In response to requests for economic aid
after the Asian economic collapse of 1997-98, the Howard government
demanded the implementation of a "structural adjustment"
program prescribed by the IMF and the World Bank. The impact of
the inevitable savage cuts to health and education spending and
the slashing of public-sector jobs was devastating. Yet for the
last three years, the only response of the Howard government to
an unfolding disaster has been to bully successive Solomon Islands'
governments into making further cuts to social spending. Flatly
rejecting pleas for $37 million in desperately needed aid in January
2002, Australian Foreign Affairs Minister Alexander Downer warned
Prime Minister Allan Kemakeza of dire consequences if he failed
to restore "law and order."
Howard and Downer exploited the very crisis
they helped to create as a pretext for invasion. Australian troops-
granted full immunity for any actions taken in restoring law and
order under special legislation at Howard's insistence-will remain
in the Solomon Islands for at least 10 years.

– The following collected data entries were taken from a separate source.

# returaj/gan_mpc

Hardware: AMD Instinct MI355X
Metric: trajectories/sec (rollout+backward+critic step) at batch=1024, H=50 (higher is better)
Workload: dtype f32

## Files before the change

### gan_mpc_amd/csrc/gmpc_traj_rw.hip

```cpp
#include "gmpc_traj_layers.h"
#include "gmpc_ls_common.h"
#include "gmpc_launch.h"

#define GMPC_RW_THREADS 256
__host__ __device__ constexpr int rw_xk(int KH, int NHL) { return KH * NHL > 320 ? 64 : 0; }
__host__ __device__ constexpr int rw_khp(int KH) { return KH + 4; }
__host__ __device__ constexpr int rw_kb(int KH, int w) {
  return KH == 200 ? (w == 0 ? 0 : w == 1 ? 52 : w == 2 ? 104 : w == 3 ? 152 : 200) : (KH / 4) * w;
}

__host__ __device__ constexpr bool rw_row_in_lds(int k, int QX) { return (k >> 3) < QX && (k & 2) != 0; }
__host__ __device__ constexpr int rw_reg_index(int k, int QX) {
  int r = 0;
  for (int j = 0; j < k; ++j) r += rw_row_in_lds(j, QX) ? 0 : 1;
  return r;
}

__device__ __forceinline__ void rw_hidden_epilogue(f32x4_t d, int nn, int H, float4* hout, uint32_t* mbase,
                                                   size_t mstride, unsigned wbits) {
  const int lane = threadIdx.x & 63, wave = threadIdx.x >> 6;
  const bool valid = nn < H;
  const bool on0 = d[0] > 0.f && valid, on1 = d[1] > 0.f && valid;
  const bool on2 = d[2] > 0.f && valid, on3 = d[3] > 0.f && valid;
  const unsigned long long w0 = __ballot(on0), w1 = __ballot(on1), w2 = __ballot(on2), w3 = __ballot(on3);
  if (mbase != nullptr) {
    const unsigned long long word = lane == 0 ? w0 : lane == 1 ? w1 : lane == 2 ? w2 : w3;
    if (lane < 4 && ((wbits >> lane) & 1u)) {
      uint32_t* mp = mbase + (size_t)lane * mstride + 2 * wave;
      mp[0] = (uint32_t)word;
      mp[1] = (uint32_t)(word >> 32);
    }
  }
  if (valid) hout[nn] = make_float4(on0 ? d[0] : 0.f, on1 ? d[1] : 0.f, on2 ? d[2] : 0.f, on3 ? d[3] : 0.f);
}

template <int H, int XK>
__device__ __forceinline__ f32x4_t rw_layer(const float* wr, const float4* hin, const float4* wx, float bias) {
  static_assert(H % 8 == 0 && XK % 4 == 0 && 2 * XK <= H, "H");
  const int lane = threadIdx.x & 63;
  const float* hf = reinterpret_cast<const float*>(hin);
  constexpr int NR = (4 * H + 63) / 64;
  constexpr int QX = XK / 4;
  float ar[NR];
#pragma unroll
  for (int r = 0; r < NR; ++r) ar[r] = hf[64 * r + lane];
  constexpr int DX = 3;
  float4 xq[DX];
#pragma unroll
  for (int j = 0; j < DX; ++j)
    xq[j] = j < QX ? wx[j * GMPC_RW_THREADS + threadIdx.x] : make_float4(0.f, 0.f, 0.f, 0.f);
  f32x4_t d0 = {bias, bias, bias, bias}, d1 = {0.f, 0.f, 0.f, 0.f};
  __builtin_amdgcn_sched_barrier(0);
  rw_static_for<H / 8>([&](auto qc) __attribute__((always_inline)) {
    constexpr int q = decltype(qc)::value;
    const float4 x = xq[q % DX];
    if (q < QX && q + DX < QX) xq[q % DX] = wx[(q + DX) * GMPC_RW_THREADS + threadIdx.x];
    rw_static_for<8>([&](auto ec) __attribute__((always_inline)) {
      constexpr int e = decltype(ec)::value;
      constexpr int k = 8 * q + e;
      float w;
      if constexpr (rw_row_in_lds(k, QX)) w = e == 2 ? x.x : e == 3 ? x.y : e == 6 ? x.z : x.w;
      else { constexpr int ri = rw_reg_index(k, QX); w = wr[ri]; }
      if constexpr (e & 1) rw_mfma<k>(d1, ar[k >> 4], w);
      else rw_mfma<k>(d0, ar[k >> 4], w);
    });
    __builtin_amdgcn_sched_group_barrier(0x100, 1, 0);
    __builtin_amdgcn_sched_group_barrier(0x008, 8, 0);
  });
  return d0 + d1;
}

template <int K0, int K1, int KHP>
__device__ __forceinline__ f32x4_t rw_out_part(const float4* hin, const float* wlT, int n) {
  static_assert(K0 % 4 == 0 && K1 % 4 == 0 && K1 > K0, "float4 reads of the weight row");
  const int lane = threadIdx.x & 63;
  const float* hf = reinterpret_cast<const float*>(hin);
  constexpr int R0 = K0 >> 4, R1 = (K1 - 1) >> 4;
  float ar[R1 - R0 + 1];
#pragma unroll
  for (int r = R0; r <= R1; ++r) ar[r - R0] = hf[64 * r + lane];
  const float4* wrow = reinterpret_cast<const float4*>(wlT + (size_t)(lane < n ? lane : n - 1) * KHP + K0);
  float4 wv[(K1 - K0) / 4];
#pragma unroll
  for (int q = 0; q < (K1 - K0) / 4; ++q) wv[q] = wrow[q];
  f32x4_t d0 = {0.f, 0.f, 0.f, 0.f}, d1 = {0.f, 0.f, 0.f, 0.f};
  __builtin_amdgcn_sched_barrier(0);
  rw_static_for<(K1 - K0) / 4>([&](auto qc) __attribute__((always_inline)) {
    constexpr int q = decltype(qc)::value;
    constexpr int k = K0 + 4 * q;
    rw_mfma<k + 0>(d0, ar[((k + 0) >> 4) - R0], wv[q].x);
    rw_mfma<k + 1>(d1, ar[((k + 1) >> 4) - R0], wv[q].y);
    rw_mfma<k + 2>(d0, ar[((k + 2) >> 4) - R0], wv[q].z);
    rw_mfma<k + 3>(d1, ar[((k + 3) >> 4) - R0], wv[q].w);
  });
  return d0 + d1;
}

template <bool LS, int KH, int NHL, int K0Q>
__global__ __launch_bounds__(GMPC_RW_THREADS, 1) void k_traj_rw(TrajArgs a) {
  static_assert(KH % 16 == 0 || KH == 200, "output-layer K split in multiples of 4");
  constexpr int XK = rw_xk(KH, NHL), KHP = rw_khp(KH);
  extern __shared__ __attribute__((aligned(16))) char smem_traj[];
  float4* const actA = reinterpret_cast<float4*>(smem_traj);
  float4* const actB = actA + a.aw;
  float4* const part = actB + a.aw;
  float4* const ksp = part + a.pw;
  float4* const xcur = ksp + GMPC_THREADS;
  float* const wl_s = reinterpret_cast<float*>(xcur + 32);
  float4* const wx_s = reinterpret_cast<float4*>(wl_s + a.swl);
  __shared__ float s_alpha[GMPC_TB];
  __shared__ int s_bi[GMPC_TB], s_in[GMPC_TB];

  const int tid = threadIdx.x, wave = tid >> 6, lane = tid & 63;
  const int n = a.n, m = a.m, T = a.T;
  const int b0 = blockIdx.x * GMPC_TB;
  if (LS) {
    const int cnt = *a.nitems;
    if (b0 >= cnt || ls_round_form(cnt, a) != LS_FORM_RW) return;
    if (tid < GMPC_TB) ls_candidate(a, cnt, b0 + tid, &s_bi[tid], &s_in[tid], &s_alpha[tid]);
  } else if (tid < GMPC_TB) {
    s_bi[tid] = min(b0 + tid, a.B - 1);
    s_in[tid] = (b0 + tid) < a.B;
  }
  __syncthreads();
  float* const xf = reinterpret_cast<float*>(xcur);
  float* const aAf = reinterpret_cast<float*>(actA);
  const float* const pf = reinterpret_cast<const float*>(part);
  auto BI = [&](int c) -> int { return s_bi[c]; };
  auto INB = [&](int c) -> bool { return s_in[c] != 0; };
  auto CI = [&](int c) -> size_t { return (size_t)(b0 + c); };
  const int Lh = a.dyn.L - 1;
  const size_t mstride = (size_t)T * Lh * GMPC_MW;
  for (int e = tid; e < n * KHP; e += blockDim.x) {
    const int no = e / KHP, k = e - no * KHP;
    wl_s[e] = k < KH ? a.dyn.W[Lh][(size_t)k * n + no] : 0.f;
  }
  const float w0 = sigmoidf_(a.mpc_w[0]), w1 = sigmoidf_(a.mpc_w[1]), w2 = sigmoidf_(a.mpc_w[2]);

  const int nnA = 64 * wave + lane;
  float wr[NHL][KH];
  float w0r[4 * K0Q];
  float rbias[NHL + 1];
  {
#pragma unroll
    for (int k = 0; k < 4 * K0Q; ++k)
      w0r[k] = (k < n + m && nnA < KH) ? a.dyn.W[0][(size_t)k * KH + nnA] : 0.f;
    rw_static_for<NHL>([&](auto hc) __attribute__((always_inline)) {
      constexpr int hl = decltype(hc)::value;
      const float* Wl = a.dyn.W[hl + 1];
      constexpr int qx = hl == NHL - 1 ? XK / 4 : 0;
      rw_static_for<KH>([&](auto kc) __attribute__((always_inline)) {
        constexpr int k = decltype(kc)::value;
        if constexpr (!rw_row_in_lds(k, qx)) {
          constexpr int ri = rw_reg_index(k, qx);
          wr[hl][ri] = nnA < KH ? Wl[(size_t)k * KH + nnA] : 0.f;
        }
      });
      if constexpr (hl == NHL - 1) {
#pragma unroll 4
        for (int q = 0; q < XK / 4; ++q) {
          const float* wq = Wl + (size_t)(8 * q) * KH + nnA;
          wx_s[q * GMPC_RW_THREADS + tid] = nnA < KH ? make_float4(wq[2 * KH], wq[3 * KH], wq[6 * KH], wq[7 * KH])
                                                     : make_float4(0.f, 0.f, 0.f, 0.f);
        }
      }
    });
#pragma unroll
    for (int l = 0; l <= NHL; ++l) rbias[l] = nnA < KH ? a.dyn.b[l][nnA] : 0.f;
    for (int e = tid; e < 32; e += blockDim.x) xcur[e] = make_float4(0.f, 0.f, 0.f, 0.f);
    __syncthreads();
  }
  const float rbl = tid < 4 * n ? a.dyn.b[Lh][tid >> 2] : 0.f;
  auto put_u = [&](int c, int j, float u) { xf[(n + j) * 4 + c] = u; };

  unsigned wbits = 0;
#pragma unroll
  for (int c = 0; c < 4; ++c) wbits |= (INB(c) ? 1u : 0u) << c;
  for (int i = tid; i < n; i += blockDim.x) {
    const float* xs = LS ? a.X : a.x0;
    const size_t st = LS ? (size_t)(T + 1) * n : (size_t)n;
    float4 v = make_float4(xs[BI(0) * st + i], xs[BI(1) * st + i], xs[BI(2) * st + i], xs[BI(3) * st + i]);
    xcur[i] = v;
    if (!LS) {
#pragma unroll
      for (int c = 0; c < 4; ++c)
        if (INB(c)) a.X[(size_t)BI(c) * (T + 1) * n + i] = f4get(v, c);
    }
  }
  float objacc = 0.f;
  __syncthreads();
  TS_BEGIN();

  const bool rw_pf = GMPC_TB * m <= (int)(blockDim.x >> 3);
  const int rw_pp = tid >> 3, rw_l8 = tid & 7;
  const int rw_c = rw_pp / m, rw_j = rw_pp - rw_c * m;
  const bool rw_on = rw_pf && rw_pp < GMPC_TB * m;
  float pfK[4] = {0.f, 0.f, 0.f, 0.f}, pfX[4] = {0.f, 0.f, 0.f, 0.f}, pfk = 0.f, pfU = 0.f;
  auto rw_prefetch = [&](int t) {
    if (!rw_on) return;
    const int bc = BI(rw_c);
    const size_t ub = ((size_t)bc * T + t) * m + rw_j;
    if (LS) {
      const float* Kr = a.Kg + ub * n;
      const float* Xo = a.X + ((size_t)bc * (T + 1) + t) * n;
#pragma unroll
      for (int e = 0; e < 4; ++e) {
        const int i = rw_l8 + 8 * e;
        pfK[e] = i < n ? Kr[i] : 0.f;
        pfX[e] = i < n ? Xo[i] : 0.f;
      }
      pfk = a.kg[ub];
      pfU = a.Uio[ub];
    } else if (rw_l8 == 0) {
      pfU = a.U[ub];
    }
  };
  rw_prefetch(0);
  for (int t = 0; t < T; ++t) {
    if (rw_on) {
      float u = pfU;
      if (LS) {
        float du = 0.f;
#pragma unroll
        for (int e = 0; e < 4; ++e) {
          const int i = rw_l8 + 8 * e;
          if (i < n) du = fmaf(pfK[e], xf[i * 4 + rw_c] - pfX[e], du);
        }
        du += __shfl_xor(du, 4);
        du += __shfl_xor(du, 2);
        du += __shfl_xor(du, 1);
        u = pfU + fmaf(s_alpha[rw_c], pfk, du);
      }
      if (rw_l8 == 0) {
        if (LS && ((wbits >> rw_c) & 1u)) a.Uc[(CI(rw_c) * T + t) * m + rw_j] = u;
        put_u(rw_c, rw_j, u);
      }
    } else if (!rw_pf) {
      if (LS) {
        const int l16 = tid & 15;
        for (int p = tid >> 4; p < GMPC_TB * m; p += blockDim.x >> 4) {
          const int c = p / m, j = p - c * m;
          const int bc = BI(c);
          const size_t ub = ((size_t)bc * T + t) * m + j;
          const float* Kr = a.Kg + ub * n;
          const float* Xo = a.X + ((size_t)bc * (T + 1) + t) * n;
          float du = 0.f;
          for (int i = l16; i < n; i += 16) du = fmaf(Kr[i], xf[i * 4 + c] - Xo[i], du);
          du += __shfl_xor(du, 8);
          du += __shfl_xor(du, 4);
          du += __shfl_xor(du, 2);
          du += __shfl_xor(du, 1);
          if (l16 == 0) {
            const float u = a.Uio[ub] + fmaf(s_alpha[c], a.kg[ub], du);
            if ((wbits >> c) & 1u) a.Uc[(CI(c) * T + t) * m + j] = u;
            put_u(c, j, u);
          }
        }
      } else {
        for (int p = tid; p < GMPC_TB * m; p += blockDim.x) {
          const int c = p / m, j = p - c * m;
          put_u(c, j, a.U[((size_t)BI(c) * T + t) * m + j]);
        }
      }
    }
    if (t + 1 < T) rw_prefetch(t + 1);
    __syncthreads();
    TS_(0)
    uint32_t* mb = (LS ? a.maskc : a.masks) + (size_t)b0 * mstride + (size_t)t * Lh * GMPC_MW;
    {
      float ar[(K0Q + 3) / 4];
#pragma unroll
      for (int r = 0; r < (K0Q + 3) / 4; ++r) ar[r] = xf[64 * r + lane];
      f32x4_t d0 = {rbias[0], rbias[0], rbias[0], rbias[0]}, d1 = {0.f, 0.f, 0.f, 0.f};
      rw_static_for<2 * K0Q>([&](auto kc) __attribute__((always_inline)) {
        constexpr int k = 2 * decltype(kc)::value;
        rw_mfma<k>(d0, ar[k >> 4], w0r[k]);
        rw_mfma<k + 1>(d1, ar[(k + 1) >> 4], w0r[k + 1]);
      });
      rw_hidden_epilogue(d0 + d1, nnA, KH, actA, mb, mstride, wbits);
    }
    __syncthreads();
    TS_(2)
    float4* hin = actA;
    float4* hout = actB;
    rw_static_for<NHL>([&](auto hc) __attribute__((always_inline)) {
      constexpr int hl = decltype(hc)::value;
      const f32x4_t d = rw_layer<KH, (hl == NHL - 1 ? XK : 0)>(wr[hl], hin, wx_s, rbias[hl + 1]);
      rw_hidden_epilogue(d, nnA, KH, hout, mb + (hl + 1) * GMPC_MW, mstride, wbits);
      __syncthreads();
      TS_(3 + hl)
      float4* tmp = hin; hin = hout; hout = tmp;
    });
    {
      f32x4_t d;
      if (wave == 0) d = rw_out_part<rw_kb(KH, 0), rw_kb(KH, 1), KHP>(hin, wl_s, n);
      else if (wave == 1) d = rw_out_part<rw_kb(KH, 1), rw_kb(KH, 2), KHP>(hin, wl_s, n);
      else if (wave == 2) d = rw_out_part<rw_kb(KH, 2), rw_kb(KH, 3), KHP>(hin, wl_s, n);
      else d = rw_out_part<rw_kb(KH, 3), rw_kb(KH, 4), KHP>(hin, wl_s, n);
      if (lane < 32) part[wave * 32 + lane] = make_float4(d[0], d[1], d[2], d[3]);
    }
    __syncthreads();
    if (tid < 4 * n) {
      const int no = tid >> 2, c = tid & 3;
      float sum = pf[no * 4 + c];
#pragma unroll
      for (int w = 1; w < GMPC_RW_THREADS / 64; ++w) sum += pf[(w * 32 + no) * 4 + c];
      const float v = (sum + rbl) + xf[no * 4 + c];
      xf[no * 4 + c] = v;
      if ((wbits >> c) & 1u) {
        float* Xo = LS ? a.Xc : a.X;
        Xo[((LS ? CI(c) : (size_t)BI(c)) * (T + 1) + t + 1) * n + no] = v;
      }
    }
    if (LS) __syncthreads();
    TS_(6)
  }
#ifdef GMPC_TRAJ_STAMPS
  if (blockIdx.x == 0 && tid == 0)
    printf("k_traj_rw cycles per step: controls %llu L0 %llu L1 %llu L2 %llu out %llu\n", st_[0] / T, st_[2] / T,
           st_[3] / T, st_[4] / T, st_[6] / T);
#endif
  {
    __syncthreads();
    float* cs = aAf + wave * 64;
    const int c = wave;
    const int bc = BI(c);
    const float al = GMPC_ALPHA;
    for (int t0 = 0; t0 < T; t0 += 64) {
      const int t = t0 + lane;
      float cst = 0.f;
      if (t < T && INB(c)) {
        const float* xr = (LS && t > 0) ? a.Xc + (CI(c) * (T + 1) + t) * n
                                         : a.X + ((size_t)bc * (T + 1) + t) * n;
        const float* ur = LS ? a.Uc + (CI(c) * T + t) * m : a.U + ((size_t)bc * T + t) * m;
        const float* g = a.goal + ((size_t)bc * (T + 1) + t) * n;
        float dd = 0.f, uu = 0.f;
        for (int i = 0; i < n; ++i) {
          const float d = xr[i] - g[i];
          dd = fmaf(d, d, dd);
        }
        for (int j = 0; j < m; ++j) uu = fmaf(ur[j], ur[j], uu);
        cst = w0 * (sqrtf(uu + al * al) - al) + w1 * (sqrtf(dd + al * al) - al);
        if (!LS && a.costs) a.costs[(size_t)bc * (T + 1) + t] = cst;
      }
      cs[lane] = cst;
      __builtin_amdgcn_s_waitcnt(0xc07f);
      __builtin_amdgcn_wave_barrier();
      const int cnt = min(64, T - t0);
      for (int e = 0; e < cnt; ++e) objacc += cs[e];
      __builtin_amdgcn_wave_barrier();
    }
    __syncthreads();
  }
  {
    float4* in = xcur;
    float4* out = actA;
    const int Lc = a.cost.L - 1;
    for (int l = 0; l < Lc; ++l) {
      hidden_layer(a.cost.W[l], a.cost.b[l], a.cost.dims[l], a.cost.dims[l + 1], in, out, nullptr, 0,
                   0u, nullptr);
      __syncthreads();
      in = out;
      out = (out == actA) ? actB : actA;
    }
    const int fo = a.cost.dims[Lc + 1];
    dense_small<1>(a.cost.W[Lc], a.cost.dims[Lc], fo, in, part);
    const int c = wave & (GMPC_TB - 1);
    float yy = 0.f;
    for (int r = lane; r < fo; r += 64) {
      const float y = pf[r * 4 + c] + a.cost.b[Lc][r];
      yy = fmaf(y, y, yy);
    }
    yy = wave_sum(yy);
    const float cst = w2 * yy;
    objacc += cst;
    if (lane == 0 && wave < GMPC_TB) {
      if (!LS) {
        if (INB(c)) {
          if (a.costs) a.costs[(size_t)BI(c) * (T + 1) + T] = cst;
          a.obj[BI(c)] = objacc;
        }
      } else if (INB(c)) {
        a.objc[CI(c)] = objacc;
      }
    }
  }
}
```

PNG is the world's fourth-largest gold
producer. Untrammelled access to this wealth is a powerful motivation
for Australia to maintain its influence there. Mining giant, Rio
Tinto (formerly known as CRA) has a $1.3 billion project, the
Lihir Gold mine, which pumps millions of cubic meters of cyanide-contaminated
waste into the sea every year in one of the richest areas of marine
biodiversity on earth. BHP, an Australian multinational, dumped
their mining waste into the Ok Tedi and Fly Rivers, ruining the
lives of thousands of subsistence farmers. Then BHP helped draw
up legislation-imposed on a PNG parliament fearful of losing export
revenue- which absolved BHP "from all and any demands and
claims arising directly or indirectly from the operation of the
mine."
The activities of Rio Tinto at their Panguna
copper mine on Bougainville from 1972-1988 that turned fertile
Jaba and Kawerong river valleys into wastelands provoked a civil
war. The then Australian Labor government provided helicopters
and other military aid to help the PNG government crush the movement
for Bougainvillean independence.
A twisted logic infests all the demands
made by Australia because their agenda is to ensure "law
and order," "stability" and investment, not to
solve the human problems of these nations. PNG is a "failed
state," with endemic lawlessness. The World Bank admits that
the level of crime is a result of the growing numbers of unemployed
youth living in squalor on the city fringes. The solution? Cut
back government spending-which will mean virtually no health service,
and education cuts when one in three are illiterate. Condemn thousands
more to unemployment in order to make enterprises like Air Niugini,
Telikom and Post PNG profitable. The inevitable social unrest
justifies more pressure for "reform" or even military
invasion.
"PNG's dysfunctional institutions,"
the justification for the Australian takeover, are the result
of decades of Australian colonial rule. They were built to serve
the mining, trading and plantation interests that dominate the
economy. Most of PNG remains inaccessible by road, 37 percent
live below the poverty line, infant mortality rates are 54.84
per 1,000 live births compared with 4.83 in Australia. Australian
capital owns almost half the economy with $2.3 billion investment
in a country with a GDP of $1.2 billion. Last year's budget was
dictated by Australia. Its centerpiece was huge tax exemptions
for mining companies paid for by drastic cuts to education and
other public services.
John Howard summed up the real, imperialist
agenda behind the recolonization of the Solomon Islands and PNG
when he pronounced "this is our part the world...this is
our patch."
Sandra Bloodwoorth is a leading member
of Socialist Alternative in Australia. She lives in Melbourne.